## Assigned task
Show all lines from the data that include the word "pout".

## Dataset records
================================
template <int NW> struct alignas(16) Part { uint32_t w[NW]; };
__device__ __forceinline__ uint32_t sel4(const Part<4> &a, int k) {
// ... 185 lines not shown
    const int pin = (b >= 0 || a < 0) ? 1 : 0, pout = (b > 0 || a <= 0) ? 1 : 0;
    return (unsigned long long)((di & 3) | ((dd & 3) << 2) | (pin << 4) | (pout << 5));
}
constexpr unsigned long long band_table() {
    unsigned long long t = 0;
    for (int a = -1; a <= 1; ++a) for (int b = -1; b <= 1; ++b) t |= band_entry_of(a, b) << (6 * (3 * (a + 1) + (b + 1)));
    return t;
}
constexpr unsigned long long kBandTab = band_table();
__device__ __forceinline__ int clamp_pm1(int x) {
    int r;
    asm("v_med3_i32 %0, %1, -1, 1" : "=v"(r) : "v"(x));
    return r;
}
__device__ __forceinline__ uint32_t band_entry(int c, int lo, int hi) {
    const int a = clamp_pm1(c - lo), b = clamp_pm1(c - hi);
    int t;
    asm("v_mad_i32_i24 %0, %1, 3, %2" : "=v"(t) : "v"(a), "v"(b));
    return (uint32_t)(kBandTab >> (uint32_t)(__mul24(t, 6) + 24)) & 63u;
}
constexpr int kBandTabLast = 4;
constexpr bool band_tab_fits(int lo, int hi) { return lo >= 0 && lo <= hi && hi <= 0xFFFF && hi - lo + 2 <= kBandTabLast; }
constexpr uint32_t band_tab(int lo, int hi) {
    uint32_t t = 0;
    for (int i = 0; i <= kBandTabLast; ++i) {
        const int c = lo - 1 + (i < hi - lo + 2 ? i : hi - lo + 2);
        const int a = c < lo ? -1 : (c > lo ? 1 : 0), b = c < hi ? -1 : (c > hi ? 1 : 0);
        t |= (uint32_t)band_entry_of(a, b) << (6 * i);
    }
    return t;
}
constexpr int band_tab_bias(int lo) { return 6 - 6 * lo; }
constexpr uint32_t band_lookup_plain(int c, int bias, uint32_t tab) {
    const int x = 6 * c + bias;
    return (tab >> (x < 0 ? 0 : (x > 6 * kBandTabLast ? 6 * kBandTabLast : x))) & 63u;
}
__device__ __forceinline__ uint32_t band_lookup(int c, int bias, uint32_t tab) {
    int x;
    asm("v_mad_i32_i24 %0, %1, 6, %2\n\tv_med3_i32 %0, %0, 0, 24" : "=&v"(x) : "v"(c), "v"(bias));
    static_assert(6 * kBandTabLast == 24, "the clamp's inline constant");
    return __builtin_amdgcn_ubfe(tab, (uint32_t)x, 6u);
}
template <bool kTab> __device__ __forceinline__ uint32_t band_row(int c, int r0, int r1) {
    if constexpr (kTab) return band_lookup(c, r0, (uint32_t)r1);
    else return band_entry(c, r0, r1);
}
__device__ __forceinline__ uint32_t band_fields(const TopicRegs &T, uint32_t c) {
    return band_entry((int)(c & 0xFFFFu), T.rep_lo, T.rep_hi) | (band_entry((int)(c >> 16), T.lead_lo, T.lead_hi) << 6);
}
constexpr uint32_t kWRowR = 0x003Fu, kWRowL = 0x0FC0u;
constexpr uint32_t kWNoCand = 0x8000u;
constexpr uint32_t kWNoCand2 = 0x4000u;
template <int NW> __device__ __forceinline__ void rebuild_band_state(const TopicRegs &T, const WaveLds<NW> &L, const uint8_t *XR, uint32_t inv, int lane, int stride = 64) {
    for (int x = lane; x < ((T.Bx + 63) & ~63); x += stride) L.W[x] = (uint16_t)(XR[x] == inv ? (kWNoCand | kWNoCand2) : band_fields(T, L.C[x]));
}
================================
## Answer section
    const int pin = (b >= 0 || a < 0) ? 1 : 0, pout = (b > 0 || a <= 0) ? 1 : 0;
    return (unsigned long long)((di & 3) | ((dd & 3) << 2) | (pin << 4) | (pout << 5));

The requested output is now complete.